- Born: 1975 (age 50–51) Tuitjenhorn, Netherlands
- Occupations: actress, model
- Years active: 1997–2013
- Height: 1.80 m (5 ft 11 in)
- Spouse: Brett Tawil
- Children: 3

= Daniella van Graas =

Dutch model and actress (born 1975)

Daniella van Graas (born 1975) is a Dutch fashion model, cover girl, and actress. She has appeared in movies, on television, and between 1997 and 2003, on the cover of several magazines. In 2012, she was featured in the Dutch television show The Prettiest Girl in Class.

==Early life and education==
Van Graas grew up in Tuitjenhorn, where she attended the Sint Barbaraschool, a Roman Catholic elementary school. Her father was a teacher, her mother a homemaker. After elementary school, she attended the college prep track at the Christian High School Jan Arentsz in Alkmaar, cycling 15 km each way daily to and from home.

==Entertainment career==

=== Modelling ===
At age 18, van Graas was scouted by a modelling agent at a shopping mall in Amsterdam. She moved to Paris, where she worked with Ford Modeling Agency, and then to New York.

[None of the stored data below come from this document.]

def emit_dma(temps_base=None):
    skip = uid("dma")
    E(f"s_cmp_eq_u32 {s('d_ok')}, 0")
    E(f"s_cbranch_scc1 {skip}")
    E(f"s_mul_i32 {s('tmp0')}, {s('d_b')}, {s('H')}")
    E(f"s_add_u32 {s('tmp0')}, {s('tmp0')}, {s('d_y0')}")
    E(f"s_sub_u32 {s('tmp0')}, {s('tmp0')}, 1")
    E(f"s_mul_i32 {s('tmp0')}, {s('tmp0')}, {s('W')}")
    E(f"s_add_u32 {s('tmp0')}, {s('tmp0')}, {s('d_x0')}")
    E(f"s_sub_u32 {s('tmp0')}, {s('tmp0')}, 1")
    E(f"s_mul_i32 {s('org')}, {s('tmp0')}, {s('in_ld')}")
    E(f"s_lshl_b32 {s('tmp1')}, {s('wave')}, 12")
    E(f"s_add_u32 {s('tmp1')}, {s('tmp1')}, {s('dma_lds')}")
# ... 41 lines not shown
    def mfmas(aset):
        for ks in range(2):
            for m in range(3):
                a = A0 + 12 * aset + 4 * m
                E(f"v_mfma_f32_16x16x32_bf16 v[{a}:{a + 3}], v[{P0 + 4 * (3 * ks + m)}:{P0 + 4 * (3 * ks + m) + 3}], v[{F0 + 4 * ks}:{F0 + 4 * ks + 3}], v[{a}:{a + 3}]")

    def silu_store(i, aset):
        regs = [A0 + 12 * aset + k for k in range(12)]
        if not interior:
            t0, t1, t2 = temps[8], temps[9], temps[10]
            E(f"s_lshl_b32 {s('tmp0')}, {s('wave')}, 4")
            E(f"s_add_u32 {s('tmp0')}, {s('tmp0')}, {128 * i}")
            E(f"v_add_u32 v{t0}, {s('tmp0')}, {v('l15')}", "patch pixel")
            E(f"v_mul_u32_u24 v{t1}, 3641, v{t0}")
            E(f"v_lshrrev_b32 v{t1}, 16, v{t1}", "patch row = pixel / 18")
            E(f"v_mul_u32_u24 v{t2}, 18, v{t1}")
            E(f"v_sub_u32 v{t2}, v{t0}, v{t2}", "patch column")
            E(f"v_add_u32 v{t1}, {s('y0m1')}, v{t1}", "image row (wraps below zero)")
            E(f"v_add_u32 v{t2}, {s('x0m1')}, v{t2}")
            E(f"v_cmp_gt_u32 {s2('sa')}, {s('H')}, v{t1}")
            E(f"v_cmp_gt_u32 vcc, {s('W')}, v{t2}")
            E(f"s_and_b64 vcc, vcc, {s2('sa')}")
        emit_silu(regs, temps)
        for k in range(0, 12, 2):
            E(f"v_pk_mul_f32 v[{regs[k]}:{regs[k] + 1}], v[{regs[k]}:{regs[k] + 1}], v[{temps[k]}:{temps[k] + 1}]")
        for k in range(6):
            E(f"v_cvt_pk_bf16_f32 v{temps[k]}, v{regs[2 * k]}, v{regs[2 * k] + 1}")
        if not interior:
            for k in range(6):
                E(f"v_cndmask_b32 v{temps[k]}, 0, v{temps[k]}, vcc")
        for m in range(3):
            E(f"ds_write_b64 {v('tw')}, v[{temps[2 * m]}:{temps[2 * m] + 1}] offset:{12288 * i + 32 * m}")

    reads(0, 0)
    E("s_waitcnt lgkmcnt(0)")
    mfmas(0)
    reads(1, 1)
    E("s_nop 7", "hz: MFMA result -> VALU read")
    silu_store(0, 0)
    E("s_waitcnt lgkmcnt(3)", "block 1's fragments and b1 (the three t writes behind them may still be on their way)")
    mfmas(1)
    no2 = uid("nob2")
    end = uid("pbe")
    E(f"s_cmp_eq_u32 {s('blk2')}, 0")
    E(f"s_cbranch_scc1 {no2}")
    reads(2, 0)
    E("s_nop 7", "hz: MFMA result -> VALU read")
    silu_store(1, 1)
    E("s_waitcnt lgkmcnt(3)")
    mfmas(0)
    E("s_nop 15", "hz: MFMA result -> VALU read")
    silu_store(2, 0)
    E(f"s_branch {end}")
    label(no2)
    E("s_nop 15", "hz: MFMA result -> VALU read")
    silu_store(1, 1)
    label(end)


def emit_phase_b_dispatch():
    skip = uid("pb")
    border = uid("pbb")
    E(f"s_cmp_eq_u32 {s('b_ok')}, 0")
    E(f"s_cbranch_scc1 {skip}")
    E(f"s_add_u32 {s('tmp0')}, {s('b_y0')}, 17")
    E(f"s_add_u32 {s('tmp1')}, {s('b_x0')}, 17")
    E(f"s_cmp_le_u32 {s('tmp0')}, {s('H')}")
    E(f"s_cselect_b32 {s('interior')}, 1, 0")
    E(f"s_cmp_le_u32 {s('tmp1')}, {s('W')}")
    E(f"s_cselect_b32 {s('tmp2')}, 1, 0")
    E(f"s_and_b32 {s('interior')}, {s('interior')}, {s('tmp2')}")
    E(f"s_min_u32 {s('tmp2')}, {s('b_y0')}, {s('b_x0')}")
    E(f"s_min_u32 {s('tmp2')}, {s('tmp2')}, 1", "1 when both origins are > 0")
    E(f"s_and_b32 {s('interior')}, {s('interior')}, {s('tmp2')}")
    E(f"s_cmp_eq_u32 {s('interior')}, 0")
    E(f"s_cbranch_scc1 {border}")
    emit_phase_b(True)
    E(f"s_branch {skip}")
    label(border)
    emit_phase_b(False)
    label(skip)


def emit_phase_c(dma_inside):
    skip = uid("pc")
    if dma_inside:
        have = uid("pch")
        E(f"s_cmp_eq_u32 {s('c_ok')}, 1")
        E(f"s_cbranch_scc1 {have}")
        emit_dma()
        E(f"s_branch {skip}")
        label(have)
    else:
        E(f"s_cmp_eq_u32 {s('c_ok')}, 0")
        E(f"s_cbranch_scc1 {skip}")
    P0 = V.names["P"][0]
    F0 = V.names["F"][0]
    A0 = V.names["ACC"][0]
    E(f"s_lshl_b32 {s('tmp0')}, {s('wave')}, 1")
    E(f"s_add_u32 {s('tmp0')}, {s('tmp0')}, {s('c_y0')}", "image row of the wave's first output row")
    E(f"s_cmp_lt_u32 {s('tmp0')}, {s('H')}")
    E(f"s_cselect_b32 {s('rowok0')}, 1, 0")
    E(f"s_add_u32 {s('tmp1')}, {s('tmp0')}, 1")
    E(f"s_cmp_lt_u32 {s('tmp1')}, {s('H')}")
    E(f"s_cselect_b32 {s('rowok1')}, 1, 0")
    E(f"s_mul_i32 {s('tmp1')}, {s('c_b')}, {s('H')}")
    E(f"s_add_u32 {s('tmp1')}, {s('tmp1')}, {s('tmp0')}")
    E(f"s_mul_i32 {s('tmp1')}, {s('tmp1')}, {s('W')}")
    E(f"s_add_u32 {s('tmp1')}, {s('tmp1')}, {s('c_x0')}", "pixel index of (row 0, x0)")
    for nm, ld, base in (("orow", "out_ld", "out"), ("irow", "in_ld", "inp")):
        E(f"s_mul_i32 {s('tmp2')}, {s('tmp1')}, {s(ld)}")
        E(f"s_mul_hi_u32 {s('tmp3')}, {s('tmp1')}, {s(ld)}")
        E(f"s_add_u32 {s(nm + '0')}, {s(base)}, {s('tmp2')}")
        E(f"s_addc_u32 {s(nm + '0', 1)}, {s(base, 1)}, {s('tmp3')}")
        E(f"s_mul_i32 {s('tmp2')}, {s('W')}, {s(ld)}")
        E(f"s_add_u32 {s(nm + '1')}, {s(nm + '0')}, {s('tmp2')}")
        E(f"s_addc_u32 {s(nm + '1', 1)}, {s(nm + '0', 1)}, 0")
    E(f"s_sub_u32 {s('wlim')}, {s('W')}, {s('c_x0')}", "columns of the tile inside the image")
    E(f"v_cmp_gt_u32 {s2('colmask')}, {s('wlim')}, {v('l15')}")
    E(f"s_cmp_eq_u32 {s('rowok0')}, 1")
    E(f"s_cselect_b64 {s2('mask0')}, {s2('colmask')}, 0")
    E(f"s_cmp_eq_u32 {s('rowok1')}, 1")
    E(f"s_cselect_b64 {s2('mask1')}, {s2('colmask')}, 0")
    nosc = uid("nosc")
    E(f"s_cmp_eq_u32 {s('shortcut')}, 0")
    E(f"s_cbranch_scc1 {nosc}")
    for j in range(2):
        E(f"s_mov_b64 exec, {s2('mask' + str(j))}")
        for m in range(3):
            E(f"global_load_dwordx2 v[{P0 + 2 * (3 * j + m)}:{P0 + 2 * (3 * j + m) + 1}], {v('vin')}, {s2('irow' + str(j))} offset:{32 * m}")
    E("s_mov_b64 exec, -1")
    label(nosc)
    if dma_inside:
        emit_dma(temps_base=P0 + 12)
    for j in range(2):
        for m in range(3):
            E(f"ds_read_b128 {acc(j, m)}, {v('bb')} offset:{192 + 64 * m}", "accumulators start from b2")

    ring = [F0 + 4 * i for i in range(4)] + [P0 + 12 + 4 * i for i in range(4)]
    PD = 3

    def frag_reads(k):
        kind = KSTEPS[k]
        for j in range(2):
            dst = ring[(2 * k + j) % 8]
            areg = "cA" if kind[0] == "A" else "c" + kind[0]
            E(f"ds_read_b128 v[{dst}:{dst + 3}], {v(areg)} offset:{tap_off(kind[1]) + j * PW * PXB}")

    for k in range(PD):
        frag_reads(k)
    if OPT["prio"]:
        E(f"s_setprio {OPT['prio']}")
    for k in range(KS2):
        if k + PD < KS2:
            frag_reads(k + PD)
        ahead = 2 * (min(KS2, k + PD + 1) - (k + 1))
        E(f"s_waitcnt lgkmcnt({ahead})")
        for m in range(3):
            for j in range(2):
                f = ring[(2 * k + j) % 8]
                E(f"v_mfma_f32_16x16x32_bf16 {acc(j, m)}, {w2(k, m)}, v[{f}:{f + 3}], {acc(j, m)}")
    if OPT["prio"]:
        E("s_setprio 0")
    stamp(PH_C_MFMA)
    E("s_nop 15", "hz: MFMA result -> VALU read")
    if dma_inside:
        w0, wd = uid("w0"), uid("wd")
        E(f"s_cmp_eq_u32 {s('d_ok')}, 0")
        E(f"s_cbranch_scc1 {w0}")
        E("s_waitcnt vmcnt(4)", "shortcut values (the four LDS-DMA instructions behind them stay in flight)")
        E(f"s_branch {wd}")
        label(w0)
        E("s_waitcnt vmcnt(0)")
        label(wd)
    else:
        E("s_waitcnt vmcnt(0)", "shortcut values (and, vmcnt being in order, this interval's LDS-DMA and the previous tile's stores)")
    stamp(PH_DMA)
    temps = [P0 + 12 + i for i in range(12)]
    plain, done = uid("pl"), uid("dn")
    if W16:
        E(f"s_mov_b32 {s('sa')}, 0xffff0000", "lanes with odd q")
        E(f"s_mov_b32 {s('sa', 1)}, 0xffff0000")
        E(f"s_mul_i32 {s('tmp4')}, {s('W')}, {s('out_ld')}")
        E(f"s_add_u32 {s('tmp4')}, {s('tmp4')}, {64 - 8 - 64}", "row 1's block 2 from row 0's address: + one image row - 8 (the store's own offset is 64)")
    E(f"s_cmp_eq_u32 {s('shortcut')}, 0")
    E(f"s_cbranch_scc1 {plain}")
    for with_sc in (True, False):
        if not with_sc:
            label(plain)
        for j in range(2):
            regs = [A0 + 12 * j + k for k in range(12)]
            emit_silu(regs, temps)
            for k in range(0, 12, 2):
                E(f"v_pk_mul_f32 v[{regs[k]}:{regs[k] + 1}], v[{regs[k]}:{regs[k] + 1}], v[{temps[k]}:{temps[k] + 1}]")
            if with_sc:
                for m in range(3):
                    sc = P0 + 2 * (3 * j + m)
                    E(f"v_lshlrev_b32 v{temps[4 * m]}, 16, v{sc}")
                    E(f"v_and_b32 v{temps[4 * m + 1]}, 0xffff0000, v{sc}")
                    E(f"v_lshlrev_b32 v{temps[4 * m + 2]}, 16, v{sc + 1}")
                    E(f"v_and_b32 v{temps[4 * m + 3]}, 0xffff0000, v{sc + 1}")
                for k in range(0, 12, 2):
                    E(f"v_pk_add_f32 v[{regs[k]}:{regs[k] + 1}], v[{regs[k]}:{regs[k] + 1}], v[{temps[k]}:{temps[k] + 1}]")
            if W16:
                for k in range(4):
                    E(f"v_cvt_pk_bf16_f32 v{temps[k]}, v{regs[2 * k]}, v{regs[2 * k] + 1}")
                for k in (4, 5):
                    E(f"v_cvt_pk_bf16_f32 v{A0 + 2 * j + k - 4}, v{regs[2 * k]}, v{regs[2 * k] + 1}")
                E(f"v_cndmask_b32 v{temps[6]}, 0, 24, {s2('sa')}")
                E(f"v_add_u32 v{temps[6]}, v{temps[6]}, {v('vout')}")
                E(f"v_permlane16_swap_b32 v{temps[0]}, v{temps[2]}")
                E(f"v_permlane16_swap_b32 v{temps[1]}, v{temps[3]}")
                E(f"s_mov_b64 exec, {s2('mask' + str(j))}")
                E(f"global_store_dwordx4 v{temps[6]}, v[{temps[0]}:{temps[3]}], {s2('orow' + str(j))}")
                E("s_mov_b64 exec, -1")
                if j == 0:
                    E("s_nop 0", "hz: store of more than 8 bytes -> VALU write of its data registers, 2 wait states on gfx940+ (row 1's SiLU starts in them)")
                if j == 1:
                    E(f"v_mov_b32 v{temps[7]}, {s('tmp4')}")
                    E(f"v_cndmask_b32 v{temps[7]}, 0, v{temps[7]}, {s2('sa')}")
                    E(f"v_add_u32 v{temps[7]}, v{temps[7]}, {v('vout')}")
                    E(f"v_permlane16_swap_b32 v{A0}, v{A0 + 2}")
                    E(f"v_permlane16_swap_b32 v{A0 + 1}, v{A0 + 3}")
                    E(f"s_andn2_b64 {s2('t64')}, {s2('mask0')}, {s2('sa')}")
                    E(f"s_and_b64 {s2('colmask')}, {s2('mask1')}, {s2('sa')}")
                    E(f"s_or_b64 exec, {s2('t64')}, {s2('colmask')}")
                    E(f"global_store_dwordx4 v{temps[7]}, v[{A0}:{A0 + 3}], {s2('orow0')} offset:64")
                    E("s_mov_b64 exec, -1")
                continue
            for k in range(6):
                E(f"v_cvt_pk_bf16_f32 v{temps[k]}, v{regs[2 * k]}, v{regs[2 * k] + 1}")
            E(f"s_mov_b64 exec, {s2('mask' + str(j))}")
            for m in range(3):
                E(f"global_store_dwordx2 {v('vout')}, v[{temps[2 * m]}:{temps[2 * m] + 1}], {s2('orow' + str(j))} offset:{32 * m}")
            E("s_mov_b64 exec, -1")
        if with_sc:
            E(f"s_branch {done}")
    label(done)
    stamp(PH_C_EPI)
    label(skip)


_kernel_no = [0]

As a model, van Graas collaborated with Armani Jeans, Aveeno, Barely There, CoverGirl, L'Oréal, Max Factor, Maybelline, Pantene, Pepsi, and H&M. She also worked with Marie Claire Netherlands. She appeared in a fashion show at the 68th Academy Awards ceremony.

Van Graas was the spokesmodel and "face" for Aveeno, "a brand that sells natural-based skin- and hair-care products"; that relationship lasted for years, ending in 2013, when Jennifer Aniston took over the role.

Van Graas appeared on the covers of the magazines Femina (2001), Fitness (March, 2003, August and December 2004, July 2010), New Woman (March and September 1998), Cosmopolitan (U.S. and U.K., April 1999), Self and Marie Claire Netherlands (December 1997). She is featured in the 2014, book Schoonheid is jezelf zijn [Beauty is being yourself], an anthology of diverse views on the nature of beauty.

=== Acting ===
Van Graas recognizes that her film acting has been largely typecast as a model in one form or another. She notes that being on set with professionals has helped her grow as an actress. She states she aspires toward a wider set of roles. "If she had the choice, she knows what she wants to play. 'Something like Charlize Theron in Monster. Arriving nicely [with a] twenty kilos [3 st 2 lb gain] and walking without care. That seems wonderful to me. But that is not really realistic.

In October 2008, van Graas appeared in the TV show Entourage. She played episodic roles and supporting roles in the films Perfect Stranger, Love by the Rules and Without, Autumn in New York.

On January 19, 2012, the TROS dedicated its third episode of the season of The Prettiest Girl in Class to van Graas. According to the TV program, she grew up in the village of Tuitjenhorn, "amidst cabbage fields and where the fair is seen as the highlight of the year" and she was deemed a "stand out".

==Filmography==

===Movies===

| Year | Film | Role | Notes |
|---|---|---|---|
| 2000 | Autumn in New York | Model at bar | Feature film |
| 2002 | New Americans (film) | Olga | TV movie |
| 2002 | Maid in Manhattan | Fiancée | Feature film |
| 2003 | Something's Gotta Give | Beauty | Feature film |
| 2004 | Marmalade | Herself | Feature film |
| 2007 | Perfect Stranger | Josie | Feature film |
| 2012 | Girl Most Likely | Cecille | Feature film |
| 2013 | The Word | Heather | Feature film |

===Television===

| Year | TV Series | Role | Notes |
|---|---|---|---|
| 2002 | All My Children | Fiona Sinclair | Soap Opera |
| 2008 | Entourage | Natasha Ladianova | HBO Series |
| 2012 | Het mooiste meisje van de klas | Herself | Dutch TV show |

==Personal life==
Van Graas is 5 ft 11 in tall. She is married to Brett Tawil, a sports coach. The couple live in New York and have three children.